WHAT THE TASK REQUIRES. Please repeat the records exactly from their first line, finishing at the line containing "## Add 256-state" and including it.

** RECORDS SHOWN follows **

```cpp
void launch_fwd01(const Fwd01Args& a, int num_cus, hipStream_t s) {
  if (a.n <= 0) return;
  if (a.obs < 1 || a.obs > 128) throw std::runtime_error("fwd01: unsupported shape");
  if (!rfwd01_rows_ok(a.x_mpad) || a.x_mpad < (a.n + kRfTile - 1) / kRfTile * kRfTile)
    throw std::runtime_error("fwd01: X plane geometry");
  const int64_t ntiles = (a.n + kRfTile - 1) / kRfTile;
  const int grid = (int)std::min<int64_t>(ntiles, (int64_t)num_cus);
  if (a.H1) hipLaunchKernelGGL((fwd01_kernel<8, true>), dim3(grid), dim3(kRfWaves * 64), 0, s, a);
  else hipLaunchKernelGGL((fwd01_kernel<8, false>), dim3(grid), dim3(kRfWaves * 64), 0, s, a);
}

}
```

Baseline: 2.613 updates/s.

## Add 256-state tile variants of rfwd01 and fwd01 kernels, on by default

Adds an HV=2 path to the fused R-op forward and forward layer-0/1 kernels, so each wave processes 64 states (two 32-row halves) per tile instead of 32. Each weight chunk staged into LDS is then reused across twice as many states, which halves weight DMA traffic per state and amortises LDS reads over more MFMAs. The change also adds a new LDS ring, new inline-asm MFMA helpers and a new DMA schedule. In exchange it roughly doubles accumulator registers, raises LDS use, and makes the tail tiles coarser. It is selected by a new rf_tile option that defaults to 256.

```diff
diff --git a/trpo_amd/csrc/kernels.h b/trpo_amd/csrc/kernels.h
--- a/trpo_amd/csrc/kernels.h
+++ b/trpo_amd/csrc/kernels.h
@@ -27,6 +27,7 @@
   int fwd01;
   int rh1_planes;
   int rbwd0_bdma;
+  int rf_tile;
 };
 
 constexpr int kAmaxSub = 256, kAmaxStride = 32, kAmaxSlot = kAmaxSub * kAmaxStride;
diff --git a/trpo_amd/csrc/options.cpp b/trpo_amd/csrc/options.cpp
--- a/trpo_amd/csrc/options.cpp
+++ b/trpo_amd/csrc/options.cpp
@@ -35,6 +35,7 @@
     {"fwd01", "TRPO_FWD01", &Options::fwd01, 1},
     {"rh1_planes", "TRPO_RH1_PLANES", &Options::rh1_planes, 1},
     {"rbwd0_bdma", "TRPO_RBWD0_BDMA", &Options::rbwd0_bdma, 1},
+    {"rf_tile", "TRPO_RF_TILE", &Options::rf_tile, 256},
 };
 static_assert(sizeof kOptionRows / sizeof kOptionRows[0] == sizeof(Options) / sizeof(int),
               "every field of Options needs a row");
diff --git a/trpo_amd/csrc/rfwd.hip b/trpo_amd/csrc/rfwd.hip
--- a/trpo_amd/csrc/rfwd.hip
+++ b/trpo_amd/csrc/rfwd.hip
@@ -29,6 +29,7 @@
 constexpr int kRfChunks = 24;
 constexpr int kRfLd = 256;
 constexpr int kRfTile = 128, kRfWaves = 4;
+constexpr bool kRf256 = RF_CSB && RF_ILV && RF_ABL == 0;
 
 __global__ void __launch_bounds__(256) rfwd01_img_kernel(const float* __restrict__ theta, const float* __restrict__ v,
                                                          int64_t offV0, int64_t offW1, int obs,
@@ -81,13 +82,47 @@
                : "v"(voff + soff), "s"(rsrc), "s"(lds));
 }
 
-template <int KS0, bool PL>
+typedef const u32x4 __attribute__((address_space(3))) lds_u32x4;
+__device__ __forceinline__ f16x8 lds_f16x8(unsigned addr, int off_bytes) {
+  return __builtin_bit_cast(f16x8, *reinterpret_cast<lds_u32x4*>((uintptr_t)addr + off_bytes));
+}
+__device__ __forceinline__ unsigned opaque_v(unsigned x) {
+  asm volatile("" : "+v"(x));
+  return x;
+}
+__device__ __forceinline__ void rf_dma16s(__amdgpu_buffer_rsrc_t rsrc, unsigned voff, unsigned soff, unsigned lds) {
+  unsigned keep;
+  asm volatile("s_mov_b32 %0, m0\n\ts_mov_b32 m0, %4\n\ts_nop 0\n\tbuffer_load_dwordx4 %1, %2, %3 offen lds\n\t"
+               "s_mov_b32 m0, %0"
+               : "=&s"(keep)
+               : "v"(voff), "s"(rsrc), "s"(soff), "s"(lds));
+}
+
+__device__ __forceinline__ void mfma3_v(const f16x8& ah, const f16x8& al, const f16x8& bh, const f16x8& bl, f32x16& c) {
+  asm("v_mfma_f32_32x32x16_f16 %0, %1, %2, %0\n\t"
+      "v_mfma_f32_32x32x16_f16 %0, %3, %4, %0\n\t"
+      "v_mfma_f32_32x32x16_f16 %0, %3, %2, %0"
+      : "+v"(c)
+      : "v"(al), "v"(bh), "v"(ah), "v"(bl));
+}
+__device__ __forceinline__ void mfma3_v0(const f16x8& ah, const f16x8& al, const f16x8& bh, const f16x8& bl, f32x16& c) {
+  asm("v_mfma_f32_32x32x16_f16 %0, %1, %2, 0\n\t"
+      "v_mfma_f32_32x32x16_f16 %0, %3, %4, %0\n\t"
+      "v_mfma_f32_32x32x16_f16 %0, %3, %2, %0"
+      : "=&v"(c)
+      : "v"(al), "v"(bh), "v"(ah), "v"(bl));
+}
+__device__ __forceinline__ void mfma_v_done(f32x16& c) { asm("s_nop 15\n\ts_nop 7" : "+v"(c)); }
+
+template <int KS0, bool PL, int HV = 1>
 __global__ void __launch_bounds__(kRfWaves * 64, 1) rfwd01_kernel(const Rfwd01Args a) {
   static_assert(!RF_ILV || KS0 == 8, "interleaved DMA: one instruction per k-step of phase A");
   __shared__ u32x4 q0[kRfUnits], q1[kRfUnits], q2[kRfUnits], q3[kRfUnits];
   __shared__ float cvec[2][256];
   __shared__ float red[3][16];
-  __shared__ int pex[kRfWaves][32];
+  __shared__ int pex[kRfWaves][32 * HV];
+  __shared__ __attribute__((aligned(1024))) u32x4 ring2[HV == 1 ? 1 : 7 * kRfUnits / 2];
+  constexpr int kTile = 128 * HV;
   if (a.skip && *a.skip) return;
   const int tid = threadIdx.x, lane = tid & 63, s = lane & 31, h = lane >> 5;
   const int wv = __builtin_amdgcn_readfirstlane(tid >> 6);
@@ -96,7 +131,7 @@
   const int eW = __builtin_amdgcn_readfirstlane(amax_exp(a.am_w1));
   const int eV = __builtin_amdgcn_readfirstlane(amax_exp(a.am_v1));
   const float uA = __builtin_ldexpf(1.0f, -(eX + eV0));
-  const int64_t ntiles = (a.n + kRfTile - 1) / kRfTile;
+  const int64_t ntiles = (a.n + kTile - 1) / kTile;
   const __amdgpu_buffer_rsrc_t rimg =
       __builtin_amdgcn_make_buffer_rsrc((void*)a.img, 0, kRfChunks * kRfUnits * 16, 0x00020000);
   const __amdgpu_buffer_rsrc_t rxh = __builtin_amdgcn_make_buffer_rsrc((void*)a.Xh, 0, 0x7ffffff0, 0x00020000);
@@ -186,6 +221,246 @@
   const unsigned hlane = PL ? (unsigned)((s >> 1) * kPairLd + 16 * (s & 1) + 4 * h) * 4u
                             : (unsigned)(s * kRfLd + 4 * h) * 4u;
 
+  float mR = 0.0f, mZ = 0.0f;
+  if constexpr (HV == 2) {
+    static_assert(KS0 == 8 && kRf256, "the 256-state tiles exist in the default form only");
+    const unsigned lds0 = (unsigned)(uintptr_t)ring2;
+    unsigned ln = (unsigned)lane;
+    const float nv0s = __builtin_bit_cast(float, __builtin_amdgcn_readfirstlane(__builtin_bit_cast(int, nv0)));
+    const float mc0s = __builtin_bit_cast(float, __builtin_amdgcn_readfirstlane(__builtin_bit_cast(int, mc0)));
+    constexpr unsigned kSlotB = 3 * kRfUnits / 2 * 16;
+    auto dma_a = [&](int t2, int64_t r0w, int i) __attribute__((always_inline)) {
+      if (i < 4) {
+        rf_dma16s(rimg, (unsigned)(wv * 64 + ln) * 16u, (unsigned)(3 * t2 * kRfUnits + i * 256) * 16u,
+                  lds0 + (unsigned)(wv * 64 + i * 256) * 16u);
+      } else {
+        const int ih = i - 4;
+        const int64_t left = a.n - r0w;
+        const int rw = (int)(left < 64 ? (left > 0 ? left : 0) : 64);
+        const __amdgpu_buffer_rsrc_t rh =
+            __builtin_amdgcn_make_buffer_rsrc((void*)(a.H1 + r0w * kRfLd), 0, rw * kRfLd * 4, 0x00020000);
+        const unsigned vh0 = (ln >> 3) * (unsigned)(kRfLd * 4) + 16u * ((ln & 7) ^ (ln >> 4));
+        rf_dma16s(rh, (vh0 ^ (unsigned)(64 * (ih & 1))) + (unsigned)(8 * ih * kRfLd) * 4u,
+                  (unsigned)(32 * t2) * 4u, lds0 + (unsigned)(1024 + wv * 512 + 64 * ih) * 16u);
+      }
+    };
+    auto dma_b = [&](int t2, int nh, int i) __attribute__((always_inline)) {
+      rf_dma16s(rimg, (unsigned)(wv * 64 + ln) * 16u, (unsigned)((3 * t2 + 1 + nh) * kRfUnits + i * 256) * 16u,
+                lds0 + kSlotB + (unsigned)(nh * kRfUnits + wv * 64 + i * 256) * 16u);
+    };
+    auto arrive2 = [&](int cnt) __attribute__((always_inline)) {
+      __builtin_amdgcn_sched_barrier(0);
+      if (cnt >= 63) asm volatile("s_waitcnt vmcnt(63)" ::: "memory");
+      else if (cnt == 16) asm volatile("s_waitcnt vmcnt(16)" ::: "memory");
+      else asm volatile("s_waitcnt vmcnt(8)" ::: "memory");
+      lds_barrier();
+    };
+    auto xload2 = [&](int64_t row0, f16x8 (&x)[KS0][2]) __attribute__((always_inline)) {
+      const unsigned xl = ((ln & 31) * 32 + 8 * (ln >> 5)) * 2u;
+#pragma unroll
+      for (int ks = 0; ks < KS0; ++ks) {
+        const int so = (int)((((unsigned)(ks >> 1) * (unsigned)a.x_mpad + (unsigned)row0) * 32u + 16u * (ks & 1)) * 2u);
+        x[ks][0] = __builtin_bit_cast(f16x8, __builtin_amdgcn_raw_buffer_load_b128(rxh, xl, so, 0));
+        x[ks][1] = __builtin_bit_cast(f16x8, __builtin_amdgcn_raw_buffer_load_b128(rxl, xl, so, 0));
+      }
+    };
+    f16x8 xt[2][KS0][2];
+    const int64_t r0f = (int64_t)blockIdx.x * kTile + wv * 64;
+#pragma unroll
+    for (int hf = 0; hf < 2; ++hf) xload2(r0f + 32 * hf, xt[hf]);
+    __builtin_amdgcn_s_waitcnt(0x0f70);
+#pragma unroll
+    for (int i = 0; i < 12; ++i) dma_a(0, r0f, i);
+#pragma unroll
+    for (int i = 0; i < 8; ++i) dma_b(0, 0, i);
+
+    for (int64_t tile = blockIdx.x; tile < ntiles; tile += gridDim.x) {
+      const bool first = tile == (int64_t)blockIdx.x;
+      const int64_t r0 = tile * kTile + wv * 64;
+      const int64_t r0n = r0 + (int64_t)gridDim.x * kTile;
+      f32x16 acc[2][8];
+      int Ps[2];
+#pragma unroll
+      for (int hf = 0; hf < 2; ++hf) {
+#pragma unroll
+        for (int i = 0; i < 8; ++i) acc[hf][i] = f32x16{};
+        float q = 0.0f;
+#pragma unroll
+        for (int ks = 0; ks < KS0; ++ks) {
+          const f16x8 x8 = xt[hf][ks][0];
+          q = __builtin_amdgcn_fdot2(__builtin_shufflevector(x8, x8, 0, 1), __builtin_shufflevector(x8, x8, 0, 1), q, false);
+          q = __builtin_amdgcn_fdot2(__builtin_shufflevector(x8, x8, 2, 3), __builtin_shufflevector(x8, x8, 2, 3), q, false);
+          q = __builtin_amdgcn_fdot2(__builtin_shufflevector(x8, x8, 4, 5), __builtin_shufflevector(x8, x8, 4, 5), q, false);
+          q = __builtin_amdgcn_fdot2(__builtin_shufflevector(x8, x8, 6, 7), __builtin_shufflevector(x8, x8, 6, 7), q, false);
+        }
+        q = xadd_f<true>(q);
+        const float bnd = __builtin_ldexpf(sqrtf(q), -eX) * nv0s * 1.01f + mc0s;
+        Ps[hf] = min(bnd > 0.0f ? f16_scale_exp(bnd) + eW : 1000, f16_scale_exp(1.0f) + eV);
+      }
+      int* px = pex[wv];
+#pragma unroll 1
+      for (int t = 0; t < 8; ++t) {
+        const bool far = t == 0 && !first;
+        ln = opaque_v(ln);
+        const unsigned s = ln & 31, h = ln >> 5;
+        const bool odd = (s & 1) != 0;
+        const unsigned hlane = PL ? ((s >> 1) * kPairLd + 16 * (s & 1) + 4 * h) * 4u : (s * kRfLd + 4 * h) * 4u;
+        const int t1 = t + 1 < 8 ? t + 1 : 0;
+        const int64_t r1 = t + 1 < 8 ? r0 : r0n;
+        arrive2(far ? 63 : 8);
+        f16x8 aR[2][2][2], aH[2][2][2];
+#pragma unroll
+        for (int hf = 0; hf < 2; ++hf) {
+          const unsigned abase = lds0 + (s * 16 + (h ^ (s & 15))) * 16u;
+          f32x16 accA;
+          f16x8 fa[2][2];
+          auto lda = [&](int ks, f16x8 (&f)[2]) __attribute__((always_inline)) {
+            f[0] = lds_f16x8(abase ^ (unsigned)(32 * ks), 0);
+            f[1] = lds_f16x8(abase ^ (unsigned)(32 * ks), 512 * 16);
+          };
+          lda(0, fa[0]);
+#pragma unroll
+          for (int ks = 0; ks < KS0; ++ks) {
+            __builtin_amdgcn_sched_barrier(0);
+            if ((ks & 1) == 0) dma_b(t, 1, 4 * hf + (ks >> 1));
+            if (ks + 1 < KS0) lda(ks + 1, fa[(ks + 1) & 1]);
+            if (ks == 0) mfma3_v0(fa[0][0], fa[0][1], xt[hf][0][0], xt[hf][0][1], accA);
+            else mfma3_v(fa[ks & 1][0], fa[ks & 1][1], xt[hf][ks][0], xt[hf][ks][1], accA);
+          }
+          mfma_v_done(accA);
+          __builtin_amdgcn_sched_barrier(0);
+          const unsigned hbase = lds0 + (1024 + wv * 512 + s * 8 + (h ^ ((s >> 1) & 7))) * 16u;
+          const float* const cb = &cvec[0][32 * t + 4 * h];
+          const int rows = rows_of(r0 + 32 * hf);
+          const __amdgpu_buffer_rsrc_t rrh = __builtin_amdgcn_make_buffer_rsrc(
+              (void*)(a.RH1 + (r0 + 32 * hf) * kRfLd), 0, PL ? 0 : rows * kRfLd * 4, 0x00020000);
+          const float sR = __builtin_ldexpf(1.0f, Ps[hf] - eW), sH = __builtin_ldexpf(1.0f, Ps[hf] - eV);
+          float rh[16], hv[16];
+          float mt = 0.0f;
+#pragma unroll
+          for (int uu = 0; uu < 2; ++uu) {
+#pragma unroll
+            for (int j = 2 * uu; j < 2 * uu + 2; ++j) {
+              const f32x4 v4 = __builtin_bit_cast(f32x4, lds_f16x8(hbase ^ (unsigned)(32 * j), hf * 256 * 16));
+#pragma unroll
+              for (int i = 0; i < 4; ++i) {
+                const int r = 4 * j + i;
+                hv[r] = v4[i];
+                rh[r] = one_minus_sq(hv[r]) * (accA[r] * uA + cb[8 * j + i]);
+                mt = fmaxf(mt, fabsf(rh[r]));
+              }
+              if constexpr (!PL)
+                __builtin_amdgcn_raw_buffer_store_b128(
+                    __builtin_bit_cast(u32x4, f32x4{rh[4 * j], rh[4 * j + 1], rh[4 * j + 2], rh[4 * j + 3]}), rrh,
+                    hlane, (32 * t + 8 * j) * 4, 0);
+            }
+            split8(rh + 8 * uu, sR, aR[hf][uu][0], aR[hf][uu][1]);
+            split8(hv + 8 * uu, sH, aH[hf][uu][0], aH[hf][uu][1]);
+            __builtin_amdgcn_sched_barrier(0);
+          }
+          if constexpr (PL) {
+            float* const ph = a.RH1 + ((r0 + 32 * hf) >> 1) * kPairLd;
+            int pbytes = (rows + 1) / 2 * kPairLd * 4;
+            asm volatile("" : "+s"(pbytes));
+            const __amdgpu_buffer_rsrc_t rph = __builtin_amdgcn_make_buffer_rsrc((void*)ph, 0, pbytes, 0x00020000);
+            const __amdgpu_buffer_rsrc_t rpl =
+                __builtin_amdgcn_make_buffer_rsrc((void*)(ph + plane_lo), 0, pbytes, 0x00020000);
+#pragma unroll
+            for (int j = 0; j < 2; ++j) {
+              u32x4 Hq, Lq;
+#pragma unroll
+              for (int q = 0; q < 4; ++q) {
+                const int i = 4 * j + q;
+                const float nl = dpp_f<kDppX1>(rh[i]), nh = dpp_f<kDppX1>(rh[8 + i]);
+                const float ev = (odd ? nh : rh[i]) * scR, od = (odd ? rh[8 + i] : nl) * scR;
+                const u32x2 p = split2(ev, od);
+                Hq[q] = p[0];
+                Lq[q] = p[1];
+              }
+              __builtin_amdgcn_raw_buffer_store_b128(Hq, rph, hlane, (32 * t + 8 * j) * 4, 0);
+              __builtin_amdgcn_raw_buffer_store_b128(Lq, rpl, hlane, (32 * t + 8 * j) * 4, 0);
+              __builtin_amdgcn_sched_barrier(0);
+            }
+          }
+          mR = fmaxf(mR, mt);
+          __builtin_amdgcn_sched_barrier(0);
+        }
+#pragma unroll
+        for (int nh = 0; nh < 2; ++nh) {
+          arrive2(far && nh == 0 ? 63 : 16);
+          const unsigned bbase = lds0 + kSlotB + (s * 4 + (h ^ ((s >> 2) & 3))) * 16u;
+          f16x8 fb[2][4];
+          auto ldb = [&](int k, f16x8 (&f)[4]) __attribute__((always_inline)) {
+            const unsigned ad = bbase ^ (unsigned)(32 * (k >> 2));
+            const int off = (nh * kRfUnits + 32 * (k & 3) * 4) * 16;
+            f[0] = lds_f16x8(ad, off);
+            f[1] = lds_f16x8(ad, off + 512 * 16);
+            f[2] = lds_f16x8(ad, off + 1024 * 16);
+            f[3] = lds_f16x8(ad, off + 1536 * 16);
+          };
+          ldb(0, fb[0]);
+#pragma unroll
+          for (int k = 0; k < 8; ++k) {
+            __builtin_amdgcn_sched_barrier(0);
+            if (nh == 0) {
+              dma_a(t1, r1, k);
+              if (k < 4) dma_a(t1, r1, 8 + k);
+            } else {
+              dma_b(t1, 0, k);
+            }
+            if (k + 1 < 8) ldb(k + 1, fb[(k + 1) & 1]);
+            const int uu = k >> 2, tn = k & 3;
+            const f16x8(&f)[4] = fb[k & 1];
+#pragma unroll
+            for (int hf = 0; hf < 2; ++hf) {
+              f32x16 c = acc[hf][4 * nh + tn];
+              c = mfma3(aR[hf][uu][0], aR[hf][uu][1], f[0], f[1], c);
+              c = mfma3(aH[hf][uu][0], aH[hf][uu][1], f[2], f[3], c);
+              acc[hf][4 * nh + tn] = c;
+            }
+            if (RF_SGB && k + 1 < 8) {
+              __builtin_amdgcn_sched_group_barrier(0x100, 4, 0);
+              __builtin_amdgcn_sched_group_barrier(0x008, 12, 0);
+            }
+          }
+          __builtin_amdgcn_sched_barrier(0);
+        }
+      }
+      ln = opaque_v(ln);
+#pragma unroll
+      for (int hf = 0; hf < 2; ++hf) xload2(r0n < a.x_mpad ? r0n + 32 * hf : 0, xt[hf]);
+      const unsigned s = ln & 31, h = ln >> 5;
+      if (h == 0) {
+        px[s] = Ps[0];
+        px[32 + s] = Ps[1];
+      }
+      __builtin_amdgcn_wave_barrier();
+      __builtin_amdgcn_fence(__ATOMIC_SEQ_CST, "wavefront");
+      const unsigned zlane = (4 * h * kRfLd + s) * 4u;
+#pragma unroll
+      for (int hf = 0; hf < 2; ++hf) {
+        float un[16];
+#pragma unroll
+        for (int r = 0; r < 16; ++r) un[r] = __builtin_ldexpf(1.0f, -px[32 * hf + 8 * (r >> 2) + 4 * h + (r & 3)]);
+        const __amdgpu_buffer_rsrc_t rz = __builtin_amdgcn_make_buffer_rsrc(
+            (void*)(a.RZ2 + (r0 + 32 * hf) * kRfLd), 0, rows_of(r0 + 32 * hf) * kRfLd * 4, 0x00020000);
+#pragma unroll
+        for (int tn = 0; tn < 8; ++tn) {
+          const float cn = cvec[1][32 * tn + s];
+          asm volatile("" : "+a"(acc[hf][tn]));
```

** End of RECORDS SHOWN **

RESULT OF THE TASK.
```cpp
void launch_fwd01(const Fwd01Args& a, int num_cus, hipStream_t s) {
  if (a.n <= 0) return;
  if (a.obs < 1 || a.obs > 128) throw std::runtime_error("fwd01: unsupported shape");
  if (!rfwd01_rows_ok(a.x_mpad) || a.x_mpad < (a.n + kRfTile - 1) / kRfTile * kRfTile)
    throw std::runtime_error("fwd01: X plane geometry");
  const int64_t ntiles = (a.n + kRfTile - 1) / kRfTile;
  const int grid = (int)std::min<int64_t>(ntiles, (int64_t)num_cus);
  if (a.H1) hipLaunchKernelGGL((fwd01_kernel<8, true>), dim3(grid), dim3(kRfWaves * 64), 0, s, a);
  else hipLaunchKernelGGL((fwd01_kernel<8, false>), dim3(grid), dim3(kRfWaves * 64), 0, s, a);
}

}
```

Baseline: 2.613 updates/s.

## Add 256-state tile variants of rfwd01 and fwd01 kernels, on by default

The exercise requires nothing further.